@@ -458,8 +485,8 @@
 #pragma unroll
             for (int r = 0; r < 5; ++r) {
                 const int k = r < 4 ? lane + 64 * r : 256;
-                sre[r] = (r < 4 || lane == 0) ? specc[((size_t)tcp * 2 + 0) * kBinsPad + k] : 0.0f;
-                sim[r] = (r < 4 || lane == 0) ? specc[((size_t)tcp * 2 + 1) * kBinsPad + k] : 0.0f;
+                sre[r] = (r < 4 || lane == 0) ? gld4(specc, (unsigned)((tcp * 2 + 0) * kBinsPad + k) * 4u) : 0.0f;
+                sim[r] = (r < 4 || lane == 0) ? gld4(specc, (unsigned)((tcp * 2 + 1) * kBinsPad + k) * 4u) : 0.0f;
             }
         }
         __syncthreads();
@@ -510,7 +537,7 @@
             const int tl = tq >> 4, g = (tq >> 3) & 1, co = tq & 7;
             if (tl < nf) {
                 const int pe = tl * kF1 + (kF1 - 1);
-                const float eadd = e0c[((size_t)(2 * g + (co >> 2)) * P0 + (size_t)t0 * kF1 + pe) * 4 + (co & 3)];
+                const float eadd = gld4(e0c, pl_elem(8 * g + co, P0, t0 * kF1 + pe));
                 float ev = b3t;
 #pragma unroll
                 for (int dlt = -1; dlt <= 0; ++dlt) {
@@ -643,7 +670,8 @@
                         ADE_OPAQUE_V(wb);
                         float2* a = reinterpret_cast<float2*>(acc + kHop * wave + 2 * n);
                         if (park && r < 2) {
-                            *reinterpret_cast<float2*>(pend + 2 * n) = make_float2(wa, wb);
+                            if (kLean) gst8(xo, (unsigned)(kXPendOff + 2 * n) * 4u, 0, make_float2(wa, wb));
+                            else *reinterpret_cast<float2*>(pend + 2 * n) = make_float2(wa, wb);
                         } else if (par == 0) {
                             float2 c = make_float2(0.0f, 0.0f);
                             if (wave == 0 && r < 2) c = *reinterpret_cast<const float2*>(cbuf + 2 * n);
@@ -678,19 +706,13 @@
             else ld4(wsum + (i & (kHop - 1)), ws);
 #pragma unroll
             for (int u = 0; u < 4; ++u) v[u] = v[u] * fast_rcp(ws[u]);
-            if (fo32) st4(fo32 + n, v);
-            if (po) {
-                short q[4];
-#pragma unroll
-                for (int u = 0; u < 4; ++u) q[u] = (short)(int)fminf(fmaxf(v[u] * 32767.0f, -32768.0f), 32767.0f);
-                *reinterpret_cast<short4*>(po + n) = make_short4(q[0], q[1], q[2], q[3]);
-            }
+            st_out(n, v);
         }
         ADE_CLK_ACC(60);
         {
             float carry = 0.0f;
             if (tf < kHop) carry = acc[kHop * nf + tf];
-            if (sg.next && !has_next && tf < kHop) xst1(sg.xo + kXOlaOff + tf, carry);
+            if (sg.next && !has_next && tf < kHop) xst1(xo, kXOlaOff + tf, carry);
             if (tf < kHop) cbuf[tf] = carry;
         }
         ADE_CLK_ACC(61);
@@ -709,17 +731,12 @@
             const int i = i4 * 4;
             const int n = kHop * tbeg + i - trim;
             float v[4], ws[4];
-            ld4(pend + i, v);
-            ld4(wsum + i, ws);
-#pragma unroll
-            for (int u = 0; u < 4; ++u) v[u] = (xld1(sg.xi + kXOlaOff + i + u) + v[u]) * fast_rcp(ws[u]);
-            if (fo32) st4(fo32 + n, v);
-            if (po) {
-                short q[4];
-#pragma unroll
-                for (int u = 0; u < 4; ++u) q[u] = (short)(int)fminf(fmaxf(v[u] * 32767.0f, -32768.0f), 32767.0f);
-                *reinterpret_cast<short4*>(po + n) = make_short4(q[0], q[1], q[2], q[3]);
-            }
+            if (kLean) gld16v(xo, (unsigned)(kXPendOff + i) * 4u, 0, v);
+            else ld4(pend + i, v);
+            ld_wsum(i, ws);
+#pragma unroll
+            for (int u = 0; u < 4; ++u) v[u] = (xld1(xi, kXOlaOff + i + u) + v[u]) * fast_rcp(ws[u]);
+            st_out(n, v);
         }
     }
     ADE_CLK(53);
diff --git a/audio_denoiser_onnx_amd/csrc/ade_stage_net.h b/audio_denoiser_onnx_amd/csrc/ade_stage_net.h
--- a/audio_denoiser_onnx_amd/csrc/ade_stage_net.h
+++ b/audio_denoiser_onnx_amd/csrc/ade_stage_net.h
@@ -32,18 +32,23 @@
 
 __device__ __forceinline__ float comp(const float4& v, int c) { return c == 0 ? v.x : (c == 1 ? v.y : (c == 2 ? v.z : v.w)); }
 
-__device__ __forceinline__ void pl_ld8(const float* Xc, int P, int p, int q0, float* v) {
-    ld4(Xc + ((size_t)q0 * P + p) * 4, v);
-    ld4(Xc + ((size_t)(q0 + 1) * P + p) * 4, v + 4);
+__device__ __forceinline__ unsigned pl_pos(int p) { return (unsigned)p * 16u; }
+__device__ __forceinline__ unsigned pl_plane(int q, int P) { return (unsigned)(q * P) * 16u; }
+__device__ __forceinline__ unsigned pl_elem(int c, int P, int p) { return (unsigned)(((c >> 2) * P + p) * 4 + (c & 3)) * 4u; }
+__device__ __forceinline__ void pl_ld8(const GView& Xc, int P, int p, int q0, float* v) {
+    gld16v(Xc, pl_pos(p), pl_plane(q0, P), v);
+    gld16v(Xc, pl_pos(p), pl_plane(q0 + 1, P), v + 4);
 }
-__device__ __forceinline__ void pl_ld16(const float* Xc, int P, int p, float* v) {
+__device__ __forceinline__ void pl_ld16(const GView& Xc, int P, int p, float* v) {
     pl_ld8(Xc, P, p, 0, v);
     pl_ld8(Xc, P, p, 2, v + 8);
 }
-__device__ __forceinline__ void pl_st16(float* Xc, int P, int p, const float* v) {
-#pragma unroll
-    for (int q = 0; q < 4; ++q) st4(Xc + ((size_t)q * P + p) * 4, v + 4 * q);
+__device__ __forceinline__ void pl_st16(const GView& Xc, int P, int p, const float* v) {
+#pragma unroll
+    for (int q = 0; q < 4; ++q) gst16v(Xc, pl_pos(p), pl_plane(q, P), v + 4 * q);
 }
+static_assert((long long)kMaxSegments * Geo0::kTmax * kF1 * kCh * 4 < (1ll << 31) && (long long)kMaxSegments * Geo0::kTmax * 2 * kBinsPad * 4 < (1ll << 31),
+              "per-chunk tensors must be addressable with 32-bit byte offsets");
 
 template <class G> constexpr size_t gt_smem_bytes() { return (size_t)4 * G::kPmax * 16 + 2 * G::kTmax * 8 * 4; }
 
@@ -72,9 +77,10 @@
     ADE_OPAQUE_V(tid_);
     const int tid = tid_;
     const size_t cbase = (size_t)chunk * kCh * Ps + (size_t)sg.t0 * kFw * 4;
-    const float* ac = a + cbase;
-    const float* sc = skip ? skip + cbase : nullptr;
-    float* oc = out + cbase;
+    const GView ac = gview(a + cbase), oc = gview(out + cbase);
+    const bool sc_on = skip != nullptr;
+    const GView sc = gview((sc_on ? skip : a) + cbase);
+    const GView xi = gview(sg.xi), xo = gview(sg.xo);
     const cfptr c_pw1_b = cptr(w.pw1_b), c_dw_b = cptr(w.dw_b), c_pw2_b = cptr(w.pw2_b);
     cfptr c_pw1, c_dw, c_pw2;
     ADE_SCALAR_COPY(c_pw1, cptr(w.pw1));
@@ -92,13 +98,13 @@
         for (int i = 0; i < kIt; ++i) {
             const int p = tid + i * kFusedThreads, pc = p < P ? p : P - 1;
             pl_ld8(ac, Ps, pc, 0, x[i]);
-            if (sc) pl_ld8(sc, Ps, pc, 0, y[i]);
+            if (sc_on) pl_ld8(sc, Ps, pc, 0, y[i]);
         }
 #pragma unroll
         for (int i = 0; i < kIt; ++i) {
             const int p = tid + i * kFusedThreads;
             if (p >= P) break;
-            if (sc) {
+            if (sc_on) {
 #pragma unroll
                 for (int k = 0; k < 8; ++k) x[i][k] += y[i][k];
             }
@@ -204,8 +210,7 @@
                 acc1 += wd[kt][2][1] * mk2(x2.z, x2.w);
             }
         };
-        float* const xhist_o = sg.xo + blk * kXHistFloats;
-        const float* const xhist_i = sg.xi + blk * kXHistFloats;
+        const int xhist = blk * kXHistFloats;
         const int NP = 2 * dilation * kFw;
         if (sg.next) {
 #pragma unroll 1
@@ -215,12 +220,12 @@
                 const int j = tn + T;
                 v2f acc0 = db0, acc1 = db1;
                 if (sg.prev && j < 2 * dilation) {
-                    const float4 v = xld4(xhist_i, (g * kXHistFrames * kFw + j * kFw + f) * 4);
+                    const float4 v = xld4(xi, xhist + (g * kXHistFrames * kFw + j * kFw + f) * 4);
                     acc0 = mk2(v.x, v.y);
                     acc1 = mk2(v.z, v.w);
                 }
                 dw_taps(acc0, acc1, j, f, pn + P, 2);
-                if (pu < NP) xst4(xhist_o, (g * kXHistFrames * kFw + pn) * 4, make_float4(acc0[0], acc0[1], acc1[0], acc1[1]));
+                if (pu < NP) xst4(xo, xhist + (g * kXHistFrames * kFw + pn) * 4, make_float4(acc0[0], acc0[1], acc1[0], acc1[1]));
             }
             xdrain();
             __syncthreads();
@@ -243,7 +248,7 @@
             const int t = pos / kFw, f = pos - t * kFw;
             v2f acc0 = db0, acc1 = db1;
             if (sg.prev && (it * kWaves + wave) * 16 < NP) {
-                const float4 v = xld4(xhist_i, (g * kXHistFrames * kFw + (pos < NP ? pos : NP - 1)) * 4);
+                const float4 v = xld4(xi, xhist + (g * kXHistFrames * kFw + (pos < NP ? pos : NP - 1)) * 4);
                 const bool head = pos < NP;
                 acc0 = mk2(head ? v.x : db0[0], head ? v.y : db0[1]);
                 acc1 = mk2(head ? v.z : db1[0], head ? v.w : db1[1]);
@@ -279,13 +284,14 @@
         for (int m = 0; m < 8; ++m) wr_raw[m] = tid < 64 ? mk2(pk[2 * m], pk[2 * m + 1]) : mk2(0.0f, 0.0f);
         if (tid < 64) bh_raw = w.gru[j * 78 + 75 + gsel];
     }
-    const float* nsc = (next_x1 && next_skip) ? next_skip + cbase : nullptr;
+    const bool nsc_on = next_x1 && next_skip;
+    const GView nsc = gview((nsc_on ? next_skip : a) + cbase);
     float nsk[kPosPerThread][8];
     auto request_next_skip = [&]() {
 #pragma unroll
         for (int i = 0; i < kPosPerThread; ++i) {
             const int p = tid + i * kFusedThreads;
-            if (nsc && p < P) {
+            if (nsc_on && p < P) {
                 pl_ld8(nsc, Ps, p, 0, nsk[i]);
             } else {
 #pragma unroll
@@ -337,13 +343,13 @@
         for (int i = 0; i < kIt; ++i) {
             const int p = tid - 64 + i * kLanes, pc = p < P ? p : P - 1;
             pl_ld8(ac, Ps, pc, 2, by[i]);
-            if (sc) pl_ld8(sc, Ps, pc, 2, y[i]);
+            if (sc_on) pl_ld8(sc, Ps, pc, 2, y[i]);
         }
 #pragma unroll
         for (int i = 0; i < kIt; ++i) {
             const int p = tid - 64 + i * kLanes;
             if (p >= P) break;
-            if (sc) {
+            if (sc_on) {
 #pragma unroll
                 for (int k = 0; k < 8; ++k) by[i][k] += y[i][k];
             }
@@ -360,7 +366,7 @@
         const float bh = bh_raw * sc;
         int shb[16];
         float hv = 0.0f;
-        if (sg.prev) hv = xld1(sg.xi + kXTraOff + blk * 16 + j);
+        if (sg.prev) hv = xld1(xi, kXTraOff + blk * 16 + j);
 #define ADE_RL(K) shb[K] = __builtin_amdgcn_readlane(__float_as_int(hv), K);
         ADE_REP16(ADE_RL)
 #undef ADE_RL
@@ -401,7 +407,7 @@
         }
         set_prio(sg.base_prio);
         if (sg.next) {
-            if (row == 3) xst1(sg.xo + kXTraOff + blk * 16 + j, hv);
+            if (row == 3) xst1(xo, kXTraOff + blk * 16 + j, hv);
             xdrain();
             if (tid == 48) xflag_store(sg.fo + kXFlagTra + blk, 1u);
         }
@@ -438,8 +444,8 @@
             if (store_lo) {
                 pl_st16(oc, Ps, p, o);
             } else {
-                st4(oc + ((size_t)2 * Ps + p) * 4, o + 8);
-                st4(oc + ((size_t)3 * Ps + p) * 4, o + 12);
+                gst16v(oc, pl_pos(p), pl_plane(2, Ps), o + 8);
+                gst16v(oc, pl_pos(p), pl_plane(3, Ps), o + 12);
             }
 #pragma unroll
             for (int k = 0; k < 8; ++k) n8[i][k] = o[k] + nsk[i][k];
@@ -467,7 +473,7 @@
 
 template <class G, class EmitPos, class EmitOne>
 __device__ __forceinline__ void fc_ln_rows(float4* R, const float* __restrict__ fc, const float* __restrict__ fc_b, const float* __restrict__ ln_w,
-                                           const float* __restrict__ ln_b, int T, int P, int tid, const float* __restrict__ res, int Ps, EmitPos emit_pos, EmitOne emit_one) {
+                                           const float* __restrict__ ln_b, int T, int P, int tid, const GView& res, int Ps, EmitPos emit_pos, EmitOne emit_one) {
     constexpr int kFusedThreads = G::kThreads, kPmax = G::kPmax;
     static_assert(kFusedThreads / 16 >= G::kTmax, "one 16-lane row per frame");
     {
@@ -504,7 +510,7 @@
     auto allreduce = [](float s) { s += row_ror<8>(s); s += row_ror<4>(s); s += row_ror<2>(s); s += row_ror<1>(s); return s; };
     float rs0[16], rs1[16];
     pl_ld16(res, Ps, p0, rs0);
-    const float re = res[((size_t)(j >> 2) * Ps + p2) * 4 + (j & 3)];
+    const float re = gld4(res, pl_elem(j, Ps, p2));
     float v0[16], v1[16];
 #pragma unroll
     for (int q = 0; q < 4; ++q) {
@@ -570,8 +576,8 @@
         lnt[kFw * kCh + i] = w.intra_ln_b[i];
     }
     const size_t cbase = (size_t)chunk * kCh * Ps + (size_t)sg.t0 * kFw * 4;
-    const float* xc = x + cbase;
-    float* oc = out + cbase;
+    const GView xc = gview(x + cbase), oc = gview(out + cbase);
+    const GView xi = gview(sg.xi), xo = gview(sg.xo);
 
     ADE_CLK(16);
     {
@@ -582,7 +588,7 @@
             for (int i = 0; i < kPosPerThread; ++i) {
                 const int p = tid + i * kFusedThreads, pc = p < P ? p : P - 1;
 #pragma unroll
-                for (int q = 0; q < 4; ++q) v[i][q] = *reinterpret_cast<const float4*>(xc + ((size_t)q * Ps + pc) * 4);
+                for (int q = 0; q < 4; ++q) v[i][q] = gld16(xc, pl_pos(pc), pl_plane(q, Ps));
             }
 #pragma unroll
             for (int i = 0; i < kPosPerThread; ++i) {
@@ -661,7 +667,7 @@
         },
         [&](int p, int c, float m) {
             Rf[((size_t)(c >> 2) * kPmax + p) * 4 + (c & 3)] = m;
-            oc[((size_t)(c >> 2) * Ps + p) * 4 + (c & 3)] = m;
+            gst4(oc, pl_elem(c, Ps, p), 0, m);
         });
     if (sg.prev && tid == 0) xwait(sg.fi + kXFlagInter + blk, sg.err, xcode(kXFlagInter + blk));
     __syncthreads();
@@ -702,7 +708,7 @@
             float h[NT][2];
             bool live[NT];
             float* xp[NT];
-            float* xs[NT];
+            int xs[NT];
             v4f dx[NT][2];
 #pragma unroll
             for (int c = 0; c < NT; ++c) {
@@ -710,11 +716,11 @@
                 live[c] = f < kFw;
                 const int fc = live[c] ? f : kFw - 1;
                 xp[c] = Rf + ((size_t)(grp * 2) * kPmax + fc) * 4 + g;
-                xs[c] = sg.xi + kXInterOff + blk * (kFw * 16) + fc * 16 + grp;
+                xs[c] = kXInterOff + blk * (kFw * 16) + fc * 16 + grp;
                 h[c][0] = h[c][1] = 0.0f;
                 if (sg.prev) {
-                    h[c][0] = xld1(xs[c] + 2 * g);
-                    h[c][1] = xld1(xs[c] + 2 * (4 + g));
+                    h[c][0] = xld1(xi, xs[c] + 2 * g);
+                    h[c][1] = xld1(xi, xs[c] + 2 * (4 + g));
                 }
                 const float x0 = xp[c][0], x1 = xp[c][kPmax * 4];
 #pragma unroll
@@ -754,10 +760,9 @@
             if (sg.next) {
 #pragma unroll
                 for (int c = 0; c < NT; ++c) {
-                    float* const xo = sg.xo + (xs[c] - sg.xi);
                     if (live[c]) {
-                        xst1(xo + 2 * g, h[c][0]);
-                        xst1(xo + 2 * (4 + g), h[c][1]);
+                        xst1(xo, xs[c] + 2 * g, h[c][0]);
+                        xst1(xo, xs[c] + 2 * (4 + g), h[c][1]);
                     }
                 }
                 xdrain();
@@ -805,7 +810,7 @@
                 live[c] = f < kFw;
                 fc_[c] = live[c] ? f : kFw - 1;
                 h[c] = 0.0f;
-                if (sg.prev) h[c] = xld1(sg.xi + kXInterOff + blk * (kFw * 16) + fc_[c] * 16 + q);
+                if (sg.prev) h[c] = xld1(xi, kXInterOff + blk * (kFw * 16) + fc_[c] * 16 + q);
                 xa[c] = R[(grp * 2) * kPmax + fc_[c]];
                 xb[c] = R[(grp * 2 + 1) * kPmax + fc_[c]];
             }
@@ -845,7 +850,7 @@
             if (sg.next) {
 #pragma unroll
                 for (int c = 0; c < NC; ++c)
-                    if (live[c]) xst1(sg.xo + kXInterOff + blk * (kFw * 16) + fc_[c] * 16 + q, h[c]);
+                    if (live[c]) xst1(xo, kXInterOff + blk * (kFw * 16) + fc_[c] * 16 + q, h[c]);
                 xdrain();
             }
         };
@@ -860,14 +865,15 @@
     if (sg.next && tid == 0) xflag_store(sg.fo + kXFlagInter + blk, 1u);
     ADE_CLK(19);
     {
-        const float* nsc = (next_x1 && next_skip) ? next_skip + cbase : nullptr;
+        const bool nsc_on = next_x1 && next_skip;
+        const GView nsc = gview((nsc_on ? next_skip : x) + cbase);
         fc_ln_rows<G>(R, w.inter_fc, w.inter_fc_b, lnt, lnt + kFw * kCh, T, P, tid, oc, Ps,
             [&](int p, const float (&o)[16]) {
                 if (store_lo) {
                     pl_st16(oc, Ps, p, o);
                 } else {
-                    st4(oc + ((size_t)2 * Ps + p) * 4, o + 8);
-                    st4(oc + ((size_t)3 * Ps + p) * 4, o + 12);
+                    gst16v(oc, pl_pos(p), pl_plane(2, Ps), o + 8);
+                    gst16v(oc, pl_pos(p), pl_plane(3, Ps), o + 12);
                 }
                 if (next_full) {
 #pragma unroll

───

Exercise brief — As listed above, the lines from the line with "gview((sc_on ? skip : a) + cbase);" to the line with "NP) xst4(xhist_o, (g" are to be echoed exactly, with both ends included and nothing added.

Result for this exercise —
+    const GView sc = gview((sc_on ? skip : a) + cbase);
+    const GView xi = gview(sg.xi), xo = gview(sg.xo);
     const cfptr c_pw1_b = cptr(w.pw1_b), c_dw_b = cptr(w.dw_b), c_pw2_b = cptr(w.pw2_b);
     cfptr c_pw1, c_dw, c_pw2;
     ADE_SCALAR_COPY(c_pw1, cptr(w.pw1));
@@ -92,13 +98,13 @@
         for (int i = 0; i < kIt; ++i) {
             const int p = tid + i * kFusedThreads, pc = p < P ? p : P - 1;
             pl_ld8(ac, Ps, pc, 0, x[i]);
-            if (sc) pl_ld8(sc, Ps, pc, 0, y[i]);
+            if (sc_on) pl_ld8(sc, Ps, pc, 0, y[i]);
         }
 #pragma unroll
         for (int i = 0; i < kIt; ++i) {
             const int p = tid + i * kFusedThreads;
             if (p >= P) break;
-            if (sc) {
+            if (sc_on) {
 #pragma unroll
                 for (int k = 0; k < 8; ++k) x[i][k] += y[i][k];
             }
@@ -204,8 +210,7 @@
                 acc1 += wd[kt][2][1] * mk2(x2.z, x2.w);
             }
         };
-        float* const xhist_o = sg.xo + blk * kXHistFloats;
-        const float* const xhist_i = sg.xi + blk * kXHistFloats;
+        const int xhist = blk * kXHistFloats;
         const int NP = 2 * dilation * kFw;
         if (sg.next) {
 #pragma unroll 1
@@ -215,12 +220,12 @@
                 const int j = tn + T;
                 v2f acc0 = db0, acc1 = db1;
                 if (sg.prev && j < 2 * dilation) {
-                    const float4 v = xld4(xhist_i, (g * kXHistFrames * kFw + j * kFw + f) * 4);
+                    const float4 v = xld4(xi, xhist + (g * kXHistFrames * kFw + j * kFw + f) * 4);
                     acc0 = mk2(v.x, v.y);
                     acc1 = mk2(v.z, v.w);
                 }
                 dw_taps(acc0, acc1, j, f, pn + P, 2);
-                if (pu < NP) xst4(xhist_o, (g * kXHistFrames * kFw + pn) * 4, make_float4(acc0[0], acc0[1], acc1[0], acc1[1]));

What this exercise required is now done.